In a thread that was locked a few hours ago (“Similarities & Differences between psychosis/schizophrenia, Shamanism & Mysticism?” at Similarities & Differences between psychosis/schizophrenia, Shamanism & Mysticism?), some of the posters observed that trying to be special may be a way to compensate for the pain and suffering caused by a severe mental illness (as well as by so-called “spiritual” or emotional abuse by bullies or family members in early life).

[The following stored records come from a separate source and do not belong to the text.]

# brantburnett/Snappier

Hardware: AMD Instinct MI355X
Metric: uncompressed GB/s block compress+decompress, 64 KiB blocks (higher is better)
Workload: dtype u8

## Files before the change

### snappier_amd/csrc/decode_chains.hip

```cpp
#include "decode_common.h"

#define SNP_MARK(name) asm volatile("; MARK " #name)

#ifndef SNP_DC_FINISH_MIN
#define SNP_DC_FINISH_MIN 1
#endif

namespace {

constexpr u32 kR = 32;
constexpr u32 kW = SNP_WAVE * kR;
constexpr u32 kCap = 128;
constexpr u32 kModeBatch = 0, kModeWindow = 1, kModeLongLiteral = 2, kModeLeave = 3;
constexpr u32 kHist = 64;
constexpr u32 kStage = 2048;

__device__ __forceinline__ u32 adv4(u32 x)
{
    const u32 k1 = 0x01010101u;
    const u32 t = x & 0x03030303u;
    const u32 t1 = t >> 1;
    const u32 hp = ((x >> 2) & 0x3f3f3f3fu) + 0x02020202u;
    const u32 ca = t + k1 + (t1 & t & k1);
    const u32 nz = ((t | t1) & k1) * 255u;
    return (ca & nz) | (hp & ~nz);
}

__device__ __forceinline__ u32x4 adv16(u32x4 v) { return u32x4{adv4(v.x), adv4(v.y), adv4(v.z), adv4(v.w)}; }

__device__ __forceinline__ u32 long_literal_advance(const u8* at, u32 a)
{
    const u32 ex = a - 61u;
    const u32 b1234 = ld32u(at + 1);
    const u32 tr = ex >= 4 ? b1234 : __builtin_amdgcn_ubfe(b1234, 0u, 8 * ex);
    return 2u + ex + min(tr, 0x3fffffffu);
}

__device__ __forceinline__ void store_first_piece(u8* d, u32x4 p0, u32 len)
{
    if (len >= 16u) {
        st128u(d, p0);
    } else {
        const bool c8 = (len & 8u) != 0, c4 = (len & 4u) != 0, c2 = (len & 2u) != 0;
        const u32 a0 = c8 ? p0.z : p0.x;
        const u32 a1 = c8 ? p0.w : p0.y;
        const u32 b0 = c4 ? a1 : a0;
        const u32 c0 = c2 ? b0 >> 16 : b0;
        if (c8) st64u(d, p0.x, p0.y);
        if (c4) st32u(d + (len & 8u), a0);
        if (c2) st16u(d + (len & 12u), b0);
        if (len & 1u) d[len & 14u] = static_cast<u8>(c0);
    }
}

__device__ __forceinline__ void load_pieces(const u8* s, u32 len, bool any_mid, u32x4& p0, u32x4& p1, u32x4& p2, u32x4& p3)
{
    p0 = ld128u(s);
    if (len > 16u) p1 = ld128u(s + len - 16);
    if (any_mid) {
        if (len > 32u) {
            p2 = ld128u(s + 16);
            p3 = ld128u(s + min(32u, len - 16u));
        }
    }
}

__device__ __forceinline__ void store_pieces(u8* d, u32 len, bool any_mid, const u32x4& p0, const u32x4& p1, const u32x4& p2, const u32x4& p3)
{
    store_first_piece(d, p0, len);
    if (len > 16u) st128u(d + len - 16, p1);
    if (any_mid) {
        if (len > 32u) {
            st128u(d + 16, p2);
            if (len > 48u) st128u(d + 32, p3);
        }
    }
}
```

WITHOUT getting into any of the rest of the discussion on that thread, I would like to say that such compensation is very well understood, especially among those in the post-Freudian, psychodynamic school of human behavior who saw it decades ago in the offspring of parents who needed children to be receptacles for their unresolved anger… while at the same time teaching those children to value achievement.

And it’s a significant topic again these days owing to schoolyard and online bullying leading to trying to be “special” as an unconscious, ineffective and socially / interpersonally dysfunctional means of “undoing” the abuse.

Anyone who’s sufficiently intrigued can find quite a bit of useful information about this topic at…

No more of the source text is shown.